(Dataset entries)

┄┄┄┄┄┄

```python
def load():
    global _lib
    if _lib is not None:
        return _lib
    if not os.path.exists(LIB_PATH):
        raise NefLibraryError(
            f"{LIB_PATH} not found: the HIP extension is required (no CPU fallback). "
            "Build it with `python -m electrocardio_panorama_amd.csrc.build`.")
    lib = C.CDLL(LIB_PATH)
    for name, (res, args) in SIGNATURES.items():
        fn = getattr(lib, name)
        fn.restype = res
        fn.argtypes = args
    for name, size, mirror in (("nef_conv_args", lib.nef_conv_args_bytes(), ConvArgs),
                               ("nef_bww_args", lib.nef_bww_args_bytes(), BwwArgs),
                               ("nef_bn_bwd_args", lib.nef_bn_bwd_args_bytes(), BnBwdArgs),
                               ("nef_update_args", lib.nef_update_args_bytes(), UpdateArgs),
                               ("nef_ema_args", lib.nef_ema_args_bytes(), EmaArgs)):
        if size != C.sizeof(mirror):
            raise NefLibraryError(f"{LIB_PATH}: {name} is {size} bytes, the binding mirrors {C.sizeof(mirror)}; rebuild with "
                                  "`python -m electrocardio_panorama_amd.csrc.build`")
    _lib = lib
    return lib


def check(rc, what=""):
    if rc == NEF_OK:
        return
    if rc < 0:
        raise NefLibraryError(f"{what}: {_ERR.get(rc, rc)}")
    raise NefLibraryError(f"{what}: hipError_t {rc}")
```

electrocardio_panorama_amd/csrc/elementwise.hip:

```cpp
#include "nef_common.h"

namespace {

__global__ void chscale_fwd_kernel(const float* __restrict__ x, const float* __restrict__ s, int64_t s_bs,
                                   float* __restrict__ y, int B, int C, int T) {
    const int64_t rows = (int64_t)B * C;
    const int wave = threadIdx.x >> 6, lane = threadIdx.x & 63;
    for (int64_t row = (int64_t)blockIdx.x * 4 + wave; row < rows; row += (int64_t)gridDim.x * 4) {
        const int b = (int)(row / C), c = (int)(row % C);
        const float f = s[(int64_t)b * s_bs + c];
        const float* xr = x + row * T;
        float* yr = y + row * T;
        for (int t = lane; t < T; t += 64) yr[t] = xr[t] * f;
    }
}

__global__ void chscale_bwd_kernel(const float* __restrict__ gy, const float* __restrict__ x,
                                   const float* __restrict__ s, int64_t s_bs, float* __restrict__ gx,
                                   float* __restrict__ gs, int B, int C, int T, int relu_x) {
    const int64_t rows = (int64_t)B * C;
    const int wave = threadIdx.x >> 6, lane = threadIdx.x & 63;
    for (int64_t row = (int64_t)blockIdx.x * 4 + wave; row < rows; row += (int64_t)gridDim.x * 4) {
        const int b = (int)(row / C), c = (int)(row % C);
        const float f = s[(int64_t)b * s_bs + c];
// ... 658 lines not shown
                s2 += (double)g * (double)((xv - mf) * is);
            }
        }
    }
    s1 = nef_block_sum_d(s1, sm);
    s2 = nef_block_sum_d(s2, sm);
    if (threadIdx.x == 0) {
        part[((int64_t)(p * C + c) * BN_SPLIT + sp) * 2] = s1;
        part[((int64_t)(p * C + c) * BN_SPLIT + sp) * 2 + 1] = s2;
    }
}

__global__ void bn_bwd_final(const double* __restrict__ part, float* __restrict__ coef, float* __restrict__ ggamma,
                             float* __restrict__ gbeta, int P, int Bp, int C, int L, int nsplit = BN_SPLIT) {
    const int c = blockIdx.x * blockDim.x + threadIdx.x;
    if (c >= C) return;
    const double n = (double)Bp * (double)L;
    double g1 = 0.0, g2 = 0.0;
    for (int p = 0; p < P; ++p) {
        double s1 = 0.0, s2 = 0.0;
        for (int sp = 0; sp < nsplit; ++sp) {
            s1 += part[((int64_t)(p * C + c) * nsplit + sp) * 2];
            s2 += part[((int64_t)(p * C + c) * nsplit + sp) * 2 + 1];
        }
        coef[(p * C + c) * 2] = (float)(s1 / n);
        coef[(p * C + c) * 2 + 1] = (float)(s2 / n);
        g1 += s1;
        g2 += s2;
    }
    gbeta[c] = (float)g1;
    ggamma[c] = (float)g2;
}
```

┄┄┄┄┄┄

--- WHAT YOU SHOULD DO ---
Number of lines above containing the word "raise": state it and add nothing else.

--- EXPECTED ANSWER ---
4